7. Go clockwise. I get so annoyed with hikers who go in a counter-clockwise direction. Most people go clockwise, and so you will be constantly going against traffic if you go the other direction.

8. You will hate your life for the last 45 minutes. Assuming you go clockwise, the last 45 – 60 minutes are down a dirt path. It’s boring and by then I can pretty much guarantee that you’ll be over it. Since there’s not actually anything you can do about it, maybe I shouldn’t have brought it up at all … oh well!

9. Beware of bears. The first time I did this hike it was on a weekday and I was by myself. I only saw a few other hikers the entire time. Stupid, stupid, stupid. Luckily, I didn’t see any bears that time, but I saw one on my most recent trip a few yards from the trail.

10. Be realistic. The amount of time this hike takes varies dramatically depending on your fitness level and the number of breaks you take. My roommate took 4 hours while my co-worker, on the same day, took 7.5. If you think you’ll be pretty slow, make sure to bring adequate supplies and leave early enough so you don’t have to worry about the sun setting while you’re still on the mountain.

Want more info? Check out the National Park Service’s Old Rag webpage.

A Quintessential DC Fall

3 Oct

Hosting a pumpkin carving party is a great way to start turning coworkers and acquaintances into friends.

With so many fun DC area events centered around fall, it’s just a shame that there’s only one month to take advantage of them.

Pumpkin Patches
People in DC, especially those with kids, love their pumpkin patches. And what’s not to love? Pumpkins, cider, corn mazes, hay rides, etc.

Cox Farms in Centreville, VA, is the most popular, so be prepared for crowds, especially if you go on a weekend. Also, they say that a pumpkin is included with the cost of admission, but it’ll be one that’s too small to carve, and those that are bigger are generally overpriced, so I suggest buying them elsewhere.

Other festivals include, but are not limited to Butler’s Orchard in Germantown, MD, Sharp’s at Waterford Farm in Howard County, MD, and Burke’s Nursery and Garden Centre in Burke, VA.

Enjoy Fall Colors
Many people head to Shenandoah National Park in Virginia to enjoy fall colors.
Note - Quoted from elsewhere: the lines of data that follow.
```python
def mesh_file_triangles(path: str, flip_uvs: bool = False, flip_winding: bool = False, scale=(1.0, 1.0, 1.0)):
    sc = np.ascontiguousarray(scale, np.float32)
    fl = ctypes.c_int(0)
    n = _check(lib().srr_mesh_file_triangles(path.encode(), int(flip_uvs), int(flip_winding), _ptr(sc), None, None,
                                             None, ctypes.byref(fl)))
    pos, uv, nrm = (np.zeros((n, 3, 3), np.float32) for _ in range(3))
    _check(lib().srr_mesh_file_triangles(path.encode(), int(flip_uvs), int(flip_winding), _ptr(sc), _ptr(pos),
                                         _ptr(uv), _ptr(nrm), None))
    return pos, uv, nrm, bool(fl.value & 1), bool(fl.value & 2)
```

Baseline: 9910.

## Batch consecutive plain world rects into packed runs tested without per-object dispatch

At flatten time, consecutive top-level world objects that are untransformed axis-aligned rects are grouped into segments. Each segment gets a compact 6-word record per rect, stored in the world blob. The trace kernel walks segments instead of individual objects and tests each run in groups of four, using one vector load per group and branchless hit updates. This is meant to cut per-object DObj loads and kind dispatch for the Cornell box walls. It adds a switch on the axis per rect and extra padding, and routes every world_hit instantiation through the new path. A C API and Python helper are added to inspect the segment tables.

```diff
diff --git a/include/srr_capi.h b/include/srr_capi.h
--- a/include/srr_capi.h
+++ b/include/srr_capi.h
@@ -28,6 +28,8 @@
 int srr_scene_set_lcg(srr_scene* s, uint64_t state);
 #define SRR_DIGEST_PARTS 21
 int srr_scene_digest(const srr_scene* s, uint64_t* out, uint64_t* parts);
+int srr_scene_world_segments(const srr_scene* s, int32_t* counts, int32_t* segs, int cap_segs, int32_t* run_rects,
+                             int cap_run_rects, int32_t* objs, int cap_objs, int32_t* rects, int cap_rects);
 uint64_t srr_scene_get_lcg(const srr_scene* s);
 double srr_scene_drand48(srr_scene* s);
 
diff --git a/simple-raytracing-render_amd/csrc/capi.cpp b/simple-raytracing-render_amd/csrc/capi.cpp
--- a/simple-raytracing-render_amd/csrc/capi.cpp
+++ b/simple-raytracing-render_amd/csrc/capi.cpp
@@ -129,6 +129,30 @@
   vec(f.lights);
   blob(&f.cam, sizeof f.cam);
   *out = h;
+  return 0;
+}
+
+int srr_scene_world_segments(const srr_scene* s, int32_t* counts, int32_t* segs, int cap_segs, int32_t* run_rects,
+                             int cap_run_rects, int32_t* objs, int cap_objs, int32_t* rects, int cap_rects) {
+  if (!s || !counts) return fail(SRR_EINVAL, "null argument");
+  Flat f;
+  std::string err;
+  const int rc = flatten(s->s, f, err);
+  if (rc < 0) return fail(rc, err);
+  static_assert(sizeof(DSeg) == 16 && sizeof(DObj) == 16 && sizeof(DRect) == 48,
+"table rows as srr_capi.h describes them");
+  counts[0] = f.n_world;
+  counts[1] = (int32_t)f.segs.size();
+  counts[2] = (int32_t)(f.run_rects.size() / kRunRectWords);
+  counts[3] = (int32_t)f.objs.size();
+  counts[4] = (int32_t)f.rects.size();
+  const auto copy = [](int32_t* dst, int cap, const void* src, size_t bytes) {
+    if (dst && cap > 0 && bytes > 0) std::memcpy(dst, src, std::min(bytes, (size_t)cap * 4));
+  };
+  copy(segs, cap_segs, f.segs.data(), f.segs.size() * sizeof(DSeg));
+  copy(run_rects, cap_run_rects, f.run_rects.data(), f.run_rects.size() * 4);
+  copy(objs, cap_objs, f.objs.data(), f.objs.size() * sizeof(DObj));
+  copy(rects, cap_rects, f.rects.data(), f.rects.size() * sizeof(DRect));
   return 0;
 }
 
diff --git a/simple-raytracing-render_amd/csrc/device_scene.h b/simple-raytracing-render_amd/csrc/device_scene.h
--- a/simple-raytracing-render_amd/csrc/device_scene.h
+++ b/simple-raytracing-render_amd/csrc/device_scene.h
@@ -42,6 +42,12 @@
   float lo0, hi0, lo1, hi1, k;
   float pad[3];
 };
+
+struct DSeg {
+  int32_t first, count, rect0, pad;
+};
+constexpr int kRunRectWords = 6;
+constexpr int kRunGroup = 4;
 
 struct TriShade {
   float n[9];
diff --git a/simple-raytracing-render_amd/csrc/kernels.h b/simple-raytracing-render_amd/csrc/kernels.h
--- a/simple-raytracing-render_amd/csrc/kernels.h
+++ b/simple-raytracing-render_amd/csrc/kernels.h
@@ -45,7 +45,10 @@
   const DCamera* cam;
   const uint4* world_blob;
   int world_words;
-  int world_off[10];
+  int world_off[12];
+  const DSeg* segs;
+  int n_segs;
+  const int32_t* run_rects;
 };
 
 struct PathState {
diff --git a/simple-raytracing-render_amd/csrc/kernels.hip b/simple-raytracing-render_amd/csrc/kernels.hip
--- a/simple-raytracing-render_amd/csrc/kernels.hip
+++ b/simple-raytracing-render_amd/csrc/kernels.hip
@@ -674,6 +674,7 @@
 constexpr int TR_BIG = 128;
 constexpr int tr_stride(int tr) { return (tr & TR_BIG) ? 1024 : kTraceBlock; }
 constexpr int TR_SUSP = 256;
+constexpr int TR_RUNS = 512;
 
 template <int CTRL>
 SRR_D int quad_dpp(int x) { return __builtin_amdgcn_update_dpp(x, x, CTRL, 0xF, 0xF, false); }
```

Hiking Old Rag is one of the most popular activities; it takes roughly four and six hours and reveals some gorgeous views. Make note, however, that it can get extremely crowded, so I suggest setting your alarm clock and heading there early. Last fall I had to wait in a line for 45 minutes (that’s not a typo) at the top of the trail to go through a narrow portion. Also, have some cash to pay a nominal parking fee. For those less active-inclined, cruising Skyline Drive is a nice alternative.
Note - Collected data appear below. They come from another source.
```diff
diff --git a/include/cdlrm_hip.h b/include/cdlrm_hip.h
--- a/include/cdlrm_hip.h
+++ b/include/cdlrm_hip.h
@@ -249,6 +249,19 @@
                            int64_t M, int32_t N, int32_t K, int32_t act, int32_t x_act, void* work,
                            void* stream, int32_t n_cu, cdlrm_gemm_route* out);
 
+#define CDLRM_ROUTE_FOLD 9
+uint64_t cdlrm_linear_bwd_fold_work_bytes(int64_t M, int32_t K, int32_t k_below);
+int cdlrm_linear_bwd_ex(const float* X, int64_t ld_x, const float* W, const float* Y, int64_t ld_y,
+                        float* dY, int64_t ld_dy, float* dX, int64_t ld_dx, float* dW, float* db,
+                        int64_t M, int32_t N, int32_t K, int32_t act, int32_t x_act, void* work,
+                        const float* x_below, int64_t ld_x_below, int32_t k_below, float* dW_below, float* db_below,
+                        float* P_w, float* P_b, float lr, void* work_below, void* stream);
+int cdlrm_linear_bwd_ex_route(const float* X, int64_t ld_x, const float* W, const float* Y, int64_t ld_y,
+                              float* dY, int64_t ld_dy, float* dX, int64_t ld_dx, float* dW, float* db,
+                              int64_t M, int32_t N, int32_t K, int32_t act, int32_t x_act, void* work,
+                              const float* x_below, int64_t ld_x_below, int32_t k_below, float* dW_below, float* db_below,
+                              int32_t n_cu, cdlrm_gemm_route* out);
+
 uint64_t cdlrm_mlp_wgrad_work_bytes(int32_t n_layers, int64_t M, const int32_t* N, const int32_t* K);
 int cdlrm_mlp_wgrad(int32_t n_layers, const float* const* X, const int64_t* ld_x, const float* const* dZ,
                     const int64_t* ld_dz, float* const* dW, float* const* db, int64_t M, const int32_t* N,
```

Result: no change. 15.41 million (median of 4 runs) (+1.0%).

A closer and less crowded option is Brookside Botanical Gardens in Wheaton, MD. It’s gorgeous, peaceful and free. And, of course, there’s always the National Arboretum, which is a great place to explore by bike.

Scary Stuff
Nearby amusement parks create a shoulder season by offering Halloween-themed events. Six Flags in Maryland has Fright Fest and King’s Dominion in Virginia promotes its Halloween Haunt.
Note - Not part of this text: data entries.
## Batch group offset fetches per wave and unify consume_range with remainder prefetch

Merges the packed and unpacked consume_range variants into one templated routine that preloads head, remainder and tail rows before issuing MFMAs, and accumulates directly into a lean GroupAcc without per-call copies. Group end offsets are now fetched 64 at a time into a vector register alongside tile loads and read out with readlane, replacing a dependent scalar global load per group. It also pins occupancy to two waves per EU and restructures the group/segment loop. The aim is to hide offset-load latency and cut per-group overhead with 100-row groups. The cost is more register pressure and a fixed occupancy hint.

```diff
diff --git a/polars_ds_extension_amd/csrc/grouped_fused.hip b/polars_ds_extension_amd/csrc/grouped_fused.hip
--- a/polars_ds_extension_amd/csrc/grouped_fused.hip
+++ b/polars_ds_extension_amd/csrc/grouped_fused.hip
@@ -19,33 +19,35 @@
 constexpr int kFTile = 17 * kColStride;
 constexpr int kFWaveLds = kFTile + kFM * 8;
 
-template <typename T, bool BIAS>
-__device__ __forceinline__ void consume_range(const char* wl, int lane, int rel0, int rel1, WaveAcc& a) {
+struct GroupAcc {
+    d4 d;
+    double xy, cs, ys;
+};
+__device__ __forceinline__ void zero_acc(GroupAcc& a) {
+    a.d = d4{0.0, 0.0, 0.0, 0.0};
+    a.xy = a.cs = a.ys = 0.0;
+}
+
+template <typename T, bool BIAS, bool PACK>
+__device__ __forceinline__ void consume_range(const char* wl, int lane, int rel0, int rel1, GroupAcc& a) {
+    constexpr int SH = PACK ? 3 : 2;
+    constexpr int RS = 1 << SH;
     const int f = lane & 15, q = lane >> 4;
-    const T* xcol = reinterpret_cast<const T*>(wl + f * kColStride) + q;
-    const T* ycol = reinterpret_cast<const T*>(wl + kSlotY * kColStride) + q;
-    int s0 = rel0 >> 2;
-    const int s1 = (rel1 + 3) >> 2;
-    using Acc = typename Tile<T>::acc;
-    Acc acc;
-    double xy, cs, yy, ys;
-    if constexpr (sizeof(T) == 8) {
-        acc = Acc{a.d[0], a.d[1], a.d[2], a.d[3]};
-        xy = a.xy; cs = a.cs; yy = a.yy; ys = a.ys;
-    } else {
-        acc = Acc{0, 0, 0, 0};
-        xy = cs = yy = ys = 0.0;
-    }
-    T fxy = 0, fcs = 0, fyy = 0, fys = 0;
+    const int roff = PACK ? q + 4 * (f >> 3) : q;
+    const T* xcol = reinterpret_cast<const T*>(wl + (PACK ? (f & 7) : f) * kColStride) + roff;
+    const T* ycol = reinterpret_cast<const T*>(wl + kSlotY * kColStride) + roff;
+    f4 facc = {0.f, 0.f, 0.f, 0.f};
+    float fxy = 0, fcs = 0, fys = 0;
     auto step_v = [&](T x, T yv) __attribute__((always_inline)) {
-        acc = Tile<T>::mfma(x, x, acc);
         if constexpr (sizeof(T) == 8) {
-            xy = fma(x, yv, xy);
+            a.d = Tile<T>::mfma(x, x, a.d);
+            a.xy = fma(x, yv, a.xy);
             if constexpr (BIAS) {
-                cs += x;
-                ys += yv;
+                a.cs += x;
+                a.ys += yv;
             }
         } else {
+            facc = Tile<T>::mfma(x, x, facc);
             fxy = fmaf(x, yv, fxy);
             if constexpr (BIAS) {
                 fcs += x;
@@ -53,120 +55,54 @@
             }
         }
     };
-    auto step = [&](int s, bool masked, int lo, int hi) __attribute__((always_inline)) {
-        T x = xcol[4 * s];
-        T yv = ycol[4 * s];
-        if (masked) {
-            const bool in = q >= lo && q < hi;
-            x = in ? x : T(0);
-            yv = in ? yv : T(0);
-        }
-        acc = Tile<T>::mfma(x, x, acc);
-        if constexpr (sizeof(T) == 8) {
-            xy = fma(x, yv, xy);
-            if constexpr (BIAS) {
-                cs += x;
-                ys += yv;
-            }
-        } else {
-            fxy = fmaf(x, yv, fxy);
-            if constexpr (BIAS) {
-                fcs += x;
-                fys += yv;
-            }
-        }
-    };
-    if (rel0 & 3) {
-        const int lo = rel0 & 3;
-        const int hi = min(rel1 - 4 * s0, 4);
-        step(s0, true, lo, hi);
-        ++s0;
-    }
-    const int sfull = rel1 >> 2;
-    int s = s0;
-    for (; s + 4 <= sfull; s += 4) {
-        const T x0 = xcol[4 * s], x1 = xcol[4 * s + 4], x2 = xcol[4 * s + 8], x3 = xcol[4 * s + 12];
-        const T y0 = ycol[4 * s], y1 = ycol[4 * s + 4], y2 = ycol[4 * s + 8], y3 = ycol[4 * s + 12];
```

The National Zoo has its annual Boo at the Zoo, which is a trick-or-treating event. It costs $30 for non-FONZ members.

There’s plenty of haunted houses, hayrides and trails throughout the region. A couple options include Markoff’s Haunted Forest in Poolesville, MD, and Bennett’s Curse in Jessup, MD.

Celebrating Halloween
DC’s Halloween bar hop called Nightmare on M Street is really popular. A true rooky mistake is to go to M Street in Georgetown for this event, as it’s actually in Dupont. And be ready for some serious crowds and long lines at the bars.

Professionals in the City will also be hosting it’s annual Halloween party, Mayhem and Madness, at K Street Lounge.